# Time..grapher?



## potatoman (Aug 12, 2016)

Not really sure if this belongs here, but I'll give it a try: I recently finished an average of 1000 on 3x3 over the course of a few weeks, and I'm kinda curious how I stand in terms of solves. Basically, I want to find a program that lets me graph my times in a scatter plot (or maybe bar graph? idk). Is there anyway to do that? My solves are all recorded on qqtimer.net, if that makes a difference. I got this idea from one of Feliks' posts on his FB, where he put his solves on a bar graph:







So yeah, kinda curious how he managed that without literally manually inserting every single solve into the data.
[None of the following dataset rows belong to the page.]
+      wgmma_ss<TCW_N>(acc, w_hi, x_lo, s != 0);
+      wgmma_ss<TCW_N>(acc, w_lo, x_hi, 1);
+      wgmma_ss<TCW_N>(acc, w_hi, x_hi, 1);
+    }
+    wg_commit();
+    named_arrive(turn_other, 256);
+    wg_wait<0>();
+    wg_fence_acc(acc);
+    if (et == 0) mbar_arrive(&halo_empty[c]);
+    const uint32_t frag = smem_u32(chunk) + 4 * (2 * (lane & 3) * 33 + 16 * (quad & 1) + (lane >> 2));
+#pragma unroll
+    for (int c0 = 0; c0 < 64; c0 += 32) {
+      if ((quad >> 1) == (c0 >> 5)) {
+#pragma unroll
+        for (int j = 0; j < TCW_N / 8; j++)
+#pragma unroll
+          for (int e = 0; e < 4; e++)
+            st_shared_u32(frag + 4 * ((8 * j + (e & 1)) * 33 + 8 * (e >> 1)), __float_as_uint(acc[4 * j + e] * a.acc_scale));
+      }
+      named_sync(bar, 128);
+      tc_maxpool3_cols<true>(a, chunk, chunk, bias_s + c0, tile, c0, et, bar);
+    }
+  }
+}
+
 static int make_map(CUtensorMap* m, const void* base, long long rows, int cols, int ld, int box_cols, int box_rows,
                     bool f32 = false) {
   EncodeTiledFn fn = encode_fn();
@@ -730,15 +884,22 @@
 template <int BN>
 static int tc_halo_smem(const TcGemm& g) { return TcSmem<BN>::total(g.epi, TcSmem<BN>::halo_op_bytes(g.Cin, tc_halo_rows(g))); }
 
+bool gemm_tc_ws(const TcGemm& g) {
+  if (g.epi != TC_MAXPOOL3 || g.tap_boxes || g.tap_off || g.KW < 2 || g.dil < 1 || g.Cin % 16 || g.Cin > 128 ||
+      g.pool3_tile_rows > TCW_N || TcWsSmem::halo_rows(g.KW, g.dil) > 256)
+    return false;
+  return TcWsSmem::total(TcWsSmem::op_bytes(g.Cin, g.KW, g.dil)) <= TC_SMEM_MAX;
+}
+
 bool gemm_tc_halo(const TcGemm& g) {
   if (g.tap_boxes || g.epi == TC_CONV2D || g.tap_off || g.KW < 2 || g.dil < 1 || g.Cin % 16 || g.Cin > 128 ||
       tc_halo_rows(g) > 256)
     return false;
-  return (tc_bn(g) == 64 ? tc_halo_smem<64>(g) : tc_halo_smem<128>(g)) <= TC_SMEM_MAX;
-}
-
-static int tc_setup(const TcGemm& g, int bn, int epi, bool halo, CUtensorMap* maps, TcArgs& a) {
-  const int Ktot = g.KW * g.Cin, bk = TC_BK, a_rows = halo ? tc_halo_rows(g) : TC_BM;
+  return gemm_tc_ws(g) || (tc_bn(g) == 64 ? tc_halo_smem<64>(g) : tc_halo_smem<128>(g)) <= TC_SMEM_MAX;
+}
+
+static int tc_setup(const TcGemm& g, int bn, int epi, bool halo, CUtensorMap* maps, TcArgs& a, bool ws = false) {
+  const int Ktot = g.KW * g.Cin, bk = TC_BK, a_rows = ws ? TcWsSmem::halo_rows(g.KW, g.dil) : (halo ? tc_halo_rows(g) : TC_BM);
   if (make_map(&maps[0], g.A_hi, g.Mtot, g.Cin, g.lda, bk, a_rows) || make_map(&maps[1], g.A_lo, g.Mtot, g.Cin, g.lda, bk, a_rows) ||
       make_map(&maps[2], g.W_hi, g.Npad, Ktot, Ktot, bk, bn) || make_map(&maps[3], g.W_lo, g.Npad, Ktot, Ktot, bk, bn))
     return -2;
@@ -765,7 +926,12 @@
   a.res_lo = reinterpret_cast<const __nv_bfloat16*>(g.res_lo);
   a.pool_w = g.pool_w; a.pool_part = g.pool_part; a.pool_item_rows = g.pool_item_rows; a.pool_K = g.pool_K; a.pool_T = g.pool_T;
   a.cin = g.Cin;
-  if (halo) {
+  if (ws) {
+    a.halo_rows = a_rows;
+    a.wblocks = (Ktot + bk - 1) / bk;
+    a.halo_bytes = TcSmem<64>::halo_bytes(g.Cin, a_rows);
+    a.op_bytes = TcWsSmem::op_bytes(g.Cin, g.KW, g.dil);
+  } else if (halo) {
     a.halo_rows = a_rows;
     a.wblocks = (Ktot + bk - 1) / bk;
     a.halo_bytes = bn == 64 ? TcSmem<64>::halo_bytes(g.Cin, a_rows) : TcSmem<128>::halo_bytes(g.Cin, a_rows);
@@ -799,6 +965,18 @@
   return 0;
 }
 
+static int launch_tc_ws(const TcGemm& g, cudaStream_t st) {
+  CUtensorMap m[6];
+  TcArgs a;
+  if (tc_setup(g, 64, TC_MAXPOOL3, true, m, a, true) || !(a.tile_ctr = tile_counter(st))) return -2;
+  static bool attr_done[64] = {};
+  if (first_use_on_device(attr_done))
+    DG_CUDA(cudaFuncSetAttribute(gemm_tc_ws_kernel, cudaFuncAttributeMaxDynamicSharedMemorySize, TC_SMEM_MAX));
+  gemm_tc_ws_kernel<<<tc_grid(a), TC_THREADS, TcWsSmem::total(a.op_bytes), st>>>(m[0], m[1], m[2], m[3], a);
+  DG_LAUNCHED();
+  return 0;
+}
+
 template <int BN, int EPI>
 static int launch_tc(const TcGemm& g, cudaStream_t st) {
   return gemm_tc_halo(g) ? launch_tc<BN, EPI, true>(g, st) : launch_tc<BN, EPI, false>(g, st);
@@ -848,6 +1026,7 @@
       set_error("gemm_tc (maxpool3): needs 64 output channels and tiles of 3..126 rows (a multiple of 3) that divide the item");
       return -1;
     }
+    if (gemm_tc_ws(g)) return launch_tc_ws(g, st);
     return launch_tc<64, TC_MAXPOOL3>(g, st);
   }
   if (g.Npad == 64 && g.epi == TC_BIAS_F32) return launch_tc<64, TC_BIAS_F32>(g, st);
@@ -937,6 +1116,89 @@
           float ref = 0.f;
           for (int k = 0; k < 16; k++) ref += Af[(r + m) * 32 + 16 * ks + k] * Wf[n * 32 + 16 * ks + k];
           if (out[((r * 2 + ks) * 64 + m) * 8 + n] != ref) ok = false;
+        }
+    if (ok) *ok_shifts |= 1u << r;
+  }
+  return 0;
+}
+
+__global__ void __launch_bounds__(128) wgmma_b_row_shift_kernel(const __grid_constant__ CUtensorMap tmA,
+                                                                const __grid_constant__ CUtensorMap tmB, int base_offset_mode,
+                                                                float* out) {
+  __shared__ __align__(1024) unsigned char sm[64 * 64 + 72 * 64];
+  __shared__ uint64_t bar;
+  if (threadIdx.x == 0) {
+    mbar_init(&bar, 1);
+    asm volatile("fence.mbarrier_init.release.cluster;" ::: "memory");
+  }
+  __syncthreads();
+  if (threadIdx.x == 0) {
+    mbar_expect_tx(&bar, sizeof(sm));
+    tma_load_2d(sm, &tmA, 0, 0, &bar);
+    tma_load_2d(sm + 64 * 64, &tmB, 0, 0, &bar);
+  }
+  mbar_wait(&bar, 0);
+  const int w = threadIdx.x >> 5, l = threadIdx.x & 31;
+  for (int r = 0; r <= 8; r++) {
+    for (int ks = 0; ks < 2; ks++) {
+      const uint32_t sb = smem_u32(sm + 64 * 64) + r * 64 + ks * 32;
+      uint64_t db = wg_desc_sw64(sb);
+      if (base_offset_mode) db |= (uint64_t)((sb >> 7) & 7) << 49;
+      const uint64_t da = wg_desc_sw64(smem_u32(sm) + ks * 32);
+      float d[32];
+      for (int i = 0; i < 32; i++) d[i] = 0.f;
+      wg_fence_acc(d);
+      wg_fence();
+      wgmma_ss<64>(d, da, db, 0);
+      wg_commit();
+      wg_wait<0>();
+      wg_fence_acc(d);
+      for (int i = 0; i < 32; i++)
+        out[((r * 2 + ks) * 64 + 16 * w + l / 4 + 8 * ((i / 2) % 2)) * 64 + 8 * (i / 4) + 2 * (l % 4) + i % 2] = d[i];
+    }
+  }
+}
+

There has to be some way; it'd be really cool if you guys knew any


----------



## AlphaSheep (Aug 12, 2016)

That graph is from Excel. Feliks also uses qqtimer, so I guess he's just copied and pasted his times into Excel. You don't have to manually copy the times one by one. The lazy way is to open Notepad, paste the times in, and save the file as something.csv then open that in Excel. You can then just select all the data and insert a scatter plot. If you want a histogram, it's a little more involved, but you can just Google "histogram in excel".


----------



## shadowslice e (Aug 12, 2016)

If you did it on CsTimer, it does all of that automatically for you in tools.


----------



## Me (Aug 12, 2016)

What format is the data in? I've found Google Docs to have some good plot tools you can quickly get up and running.


----------